• Material shown:
____________________

int sst_sra_attn_fwd_ord_f32(const float* d_q, const float* d_k, const float* d_v, int64_t ldq, int64_t ldk, int64_t ldv,
                             const int32_t* d_tok, const int32_t* d_winoff, const int32_t* d_win_order, int64_t n_windows,
                             int n_heads, float scale, int max_tokens, int impl, float* d_o, int64_t ldo, float* d_lse,
                             void* stream);
int sst_sra_attn_bwd_ord_f32(const float* d_q, const float* d_k, const float* d_v, const float* d_o, const float* d_do,
                             const float* d_lse, int64_t ldq, int64_t ldk, int64_t ldv, int64_t ldo, int64_t lddo,
                             const int32_t* d_tok, const int32_t* d_winoff, const int32_t* d_win_order, int64_t n_windows,
                             int64_t n_tokens, int n_heads, float scale, int max_tokens, int impl, float* d_dq,
                             float* d_dk, float* d_dv, int64_t lddq, int64_t lddk, int64_t lddv, void* d_workspace,
                             void* stream);

int sst_sra_attn_cos_fwd_f32(const float* d_q, const float* d_k, const float* d_v, int64_t ldq, int64_t ldk, int64_t ldv,
                             const int32_t* d_tok, const int32_t* d_winoff, const int32_t* d_win_order, int64_t n_windows,
                             int n_heads, const float* d_head_scale, int max_tokens, float* d_o, int64_t ldo, float* d_lse,
                             void* stream);
int sst_sra_attn_cos_bwd_f32(const float* d_q, const float* d_k, const float* d_v, const float* d_o, const float* d_do,
                             const float* d_lse, int64_t ldq, int64_t ldk, int64_t ldv, int64_t ldo, int64_t lddo,
                             const int32_t* d_tok, const int32_t* d_winoff, const int32_t* d_win_order, int64_t n_windows,
                             int64_t n_tokens, int n_heads, const float* d_head_scale, int max_tokens, float* d_dq, float* d_dk,
                             float* d_dv, int64_t lddq, int64_t lddk, int64_t lddv, float* d_r, void* stream);

int sst_sra_attn_fwd_bf16(const void* d_q, const void* d_k, const void* d_v, int64_t ldq, int64_t ldk, int64_t ldv,
                          const int32_t* d_tok, const int32_t* d_winoff, int64_t n_windows, int n_heads, float scale,
                          int max_tokens, void* d_o, int64_t ldo, float* d_lse, void* stream);
int sst_sra_attn_bwd_bf16(const void* d_q, const void* d_k, const void* d_v, const void* d_o, const void* d_do,
                          const float* d_lse, int64_t ldq, int64_t ldk, int64_t ldv, int64_t ldo, int64_t lddo,
                          const int32_t* d_tok, const int32_t* d_winoff, int64_t n_windows, int n_heads, float scale,
                          int max_tokens, void* d_dq, void* d_dk, void* d_dv, int64_t lddq, int64_t lddk, int64_t lddv,
                          void* stream);
int sst_sra_attn_bf16_profile_next(int backward, void* start, void* stop);
int sst_sra_attn_fwd_ord_bf16(const void* d_q, const void* d_k, const void* d_v, int64_t ldq, int64_t ldk, int64_t ldv,
                              const int32_t* d_tok, const int32_t* d_winoff, const int32_t* d_win_order, int64_t n_windows,
                              int n_heads, float scale, int max_tokens, void* d_o, int64_t ldo, float* d_lse,
                              void* stream);
int sst_sra_attn_bwd_ord_bf16(const void* d_q, const void* d_k, const void* d_v, const void* d_o, const void* d_do,
                              const float* d_lse, int64_t ldq, int64_t ldk, int64_t ldv, int64_t ldo, int64_t lddo,
                              const int32_t* d_tok, const int32_t* d_winoff, const int32_t* d_win_order, int64_t n_windows,
                              int n_heads, float scale, int max_tokens, void* d_dq, void* d_dk, void* d_dv, int64_t lddq,
                              int64_t lddk, int64_t lddv, void* stream);
int sst_sra_attn_cos_fwd_bf16(const void* d_q, const void* d_k, const void* d_v, int64_t ldq, int64_t ldk, int64_t ldv,
                              const int32_t* d_tok, const int32_t* d_winoff, const int32_t* d_win_order, int64_t n_windows,
                              int n_heads, const float* d_head_scale, int max_tokens, void* d_o, int64_t ldo, float* d_lse,
                              void* stream);
int sst_sra_attn_cos_bwd_bf16(const void* d_q, const void* d_k, const void* d_v, const void* d_o, const void* d_do,
                              const float* d_lse, int64_t ldq, int64_t ldk, int64_t ldv, int64_t ldo, int64_t lddo,
                              const int32_t* d_tok, const int32_t* d_winoff, const int32_t* d_win_order, int64_t n_windows,
                              int n_heads, const float* d_head_scale, int max_tokens, void* d_dq, void* d_dk, void* d_dv,
                              int64_t lddq, int64_t lddk, int64_t lddv, float* d_r, void* stream);

int sst_add_layernorm_fwd_bf16(const void* d_x, const void* d_res, const float* d_weight, const float* d_bias, int64_t m,
                               int c, float eps, void* d_y, void* d_sum, float* d_stats, const float* d_pos_table,
                               const int32_t* d_pos_idx, void* d_y_plus_pos, void* stream);
int sst_add_layernorm_bwd_bf16(const void* d_dy, const void* d_dy2, const void* d_sum, const float* d_stats,
                               const float* d_weight, int64_t m, int c, void* d_dx, float* d_dweight, float* d_dbias,
                               void* d_workspace, void* stream);
int sst_cast_add_pos_bf16(const void* d_x, int x_is_bf16, int64_t m, int c, const float* d_pos_table,
                          const int32_t* d_pos_idx, void* d_out, void* stream);

int sst_tall_linear_bf16(const void* d_x, int64_t ldx, const void* d_w, const float* d_bias, int64_t m, int k, int n,
                         int epilogue, const void* d_aux_in, void* d_aux_out, int64_t ldaux, void* d_y, int64_t ldy,
                         void* stream);
int sst_tall_linear_bf16_partition(int64_t m, int k, int n, int epi_is_ln, int64_t* blocks, int64_t* rows_per_wave);
int sst_tall_linear_ln_bf16(const void* d_x, int64_t ldx, const void* d_w, const float* d_bias, int64_t m, int k,
                            const void* d_res, int64_t ldres, const float* d_ln_weight, const float* d_ln_bias, float eps,
                            void* d_y, void* d_sum, float* d_stats, const float* d_pos_table, const int32_t* d_pos_idx,
                            void* d_y_plus_pos, void* stream);
typedef struct sst_wgrad_problem_bf16 {
  const void* a;
  const void* b;
  int64_t lda, ldb, m;
// ... 12 lines not shown
int sst_cast_group_bf16(const sst_cast_problem_bf16* problems, int n, void* stream);

int sst_gather_rows_f32(const float* d_src, int64_t ld_src, const int32_t* d_idx, int64_t n_out, int c,
                        float fill, float* d_out, int64_t ld_out, void* stream);
int sst_add_table_rows_f32(const float* d_x, int64_t ldx, const float* d_table, int64_t ld_table, const int32_t* d_idx, int64_t m,
                           int c, float* d_out, int64_t ld_out, void* stream);
int sst_scatter_rows_f32(const float* d_src, int64_t ld_src, const int32_t* d_idx, int64_t n_src, int c,
                         float* d_out, int64_t ld_out, void* stream);

int sst_add_layernorm_act_fwd_f32(const float* d_x, const float* d_res, const float* d_weight, const float* d_bias,
                                  int64_t m, int c, float eps, int act, float* d_y, float* d_sum, float* d_stats,
                                  void* stream);
int sst_add_layernorm_act_bwd_f32(const float* d_dy, const float* d_sum, const float* d_stats, const float* d_weight,
                                  const float* d_bias, int act, int64_t m, int c, float* d_dx, float* d_dweight,
                                  float* d_dbias, void* d_workspace, void* stream);
int sst_add_layernorm_fwd_f32(const float* d_x, const float* d_res, const float* d_weight, const float* d_bias,
                              int64_t m, int c, float eps, float* d_y, float* d_sum, float* d_stats,
                              void* stream);
int sst_add_layernorm_pos_fwd_f32(const float* d_x, const float* d_res, const float* d_weight, const float* d_bias, int64_t m,
                                  int c, float eps, float* d_y, float* d_sum, float* d_stats, const float* d_pos_table,
                                  const int32_t* d_pos_idx, float* d_y_plus_pos, void* stream);
int64_t sst_add_layernorm_bwd_workspace_bytes(int64_t m, int c);
int sst_add_layernorm_bwd_f32(const float* d_dy, const float* d_sum, const float* d_stats,
                              const float* d_weight, int64_t m, int c, float* d_dx, float* d_dweight,
                              float* d_dbias, void* d_workspace, void* stream);
int64_t sst_colsum_workspace_bytes(int64_t m, int c);
int sst_colsum_f32(const float* d_x, int64_t m, int c, int64_t ld, float* d_out, void* d_workspace, void* stream);

int64_t sst_weight_grad_workspace_bytes(int64_t m, int out, int in);
int sst_weight_grad_f32(const float* d_dy, const float* d_x, int64_t m, int out, int in, int64_t ld_dy,
                        int64_t ld_x, float* d_dw, float* d_db, void* d_workspace, void* stream);
typedef struct sst_wgrad_problem_f32 {
  const float* dy;
  const float* x;
  int64_t m, ld_dy, ld_x;
  float* dw;
  float* db;
  int32_t out, in;
  const float* x_add_rows;
  const int32_t* x_add_index;
} sst_wgrad_problem_f32;
int64_t sst_weight_grad_group_workspace_bytes(const sst_wgrad_problem_f32* problems, int n);
int sst_weight_grad_group_f32(const sst_wgrad_problem_f32* problems, int n, void* d_workspace, void* stream);
int64_t sst_weight_grad_group_f32x6_workspace_bytes(const sst_wgrad_problem_f32* problems, int n);
int sst_weight_grad_group_f32x6(const sst_wgrad_problem_f32* problems, int n, void* d_workspace, void* stream);
int sst_weight_grad_group_f32x6_plan(const sst_wgrad_problem_f32* problems, int n, int* tiles, int* slices,
                                     int64_t* tokens_per_slice, int* lean_slices);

____________________

• Problem description:
Take the listing above and repeat exactly the lines from the one containing "int sst_add_layernorm_pos_fwd_f32(const float*" through the one containing "int sst_add_layernorm_bwd_f32(const float*", both included.

• Response:
int sst_add_layernorm_pos_fwd_f32(const float* d_x, const float* d_res, const float* d_weight, const float* d_bias, int64_t m,
                                  int c, float eps, float* d_y, float* d_sum, float* d_stats, const float* d_pos_table,
                                  const int32_t* d_pos_idx, float* d_y_plus_pos, void* stream);
int64_t sst_add_layernorm_bwd_workspace_bytes(int64_t m, int c);
int sst_add_layernorm_bwd_f32(const float* d_dy, const float* d_sum, const float* d_stats,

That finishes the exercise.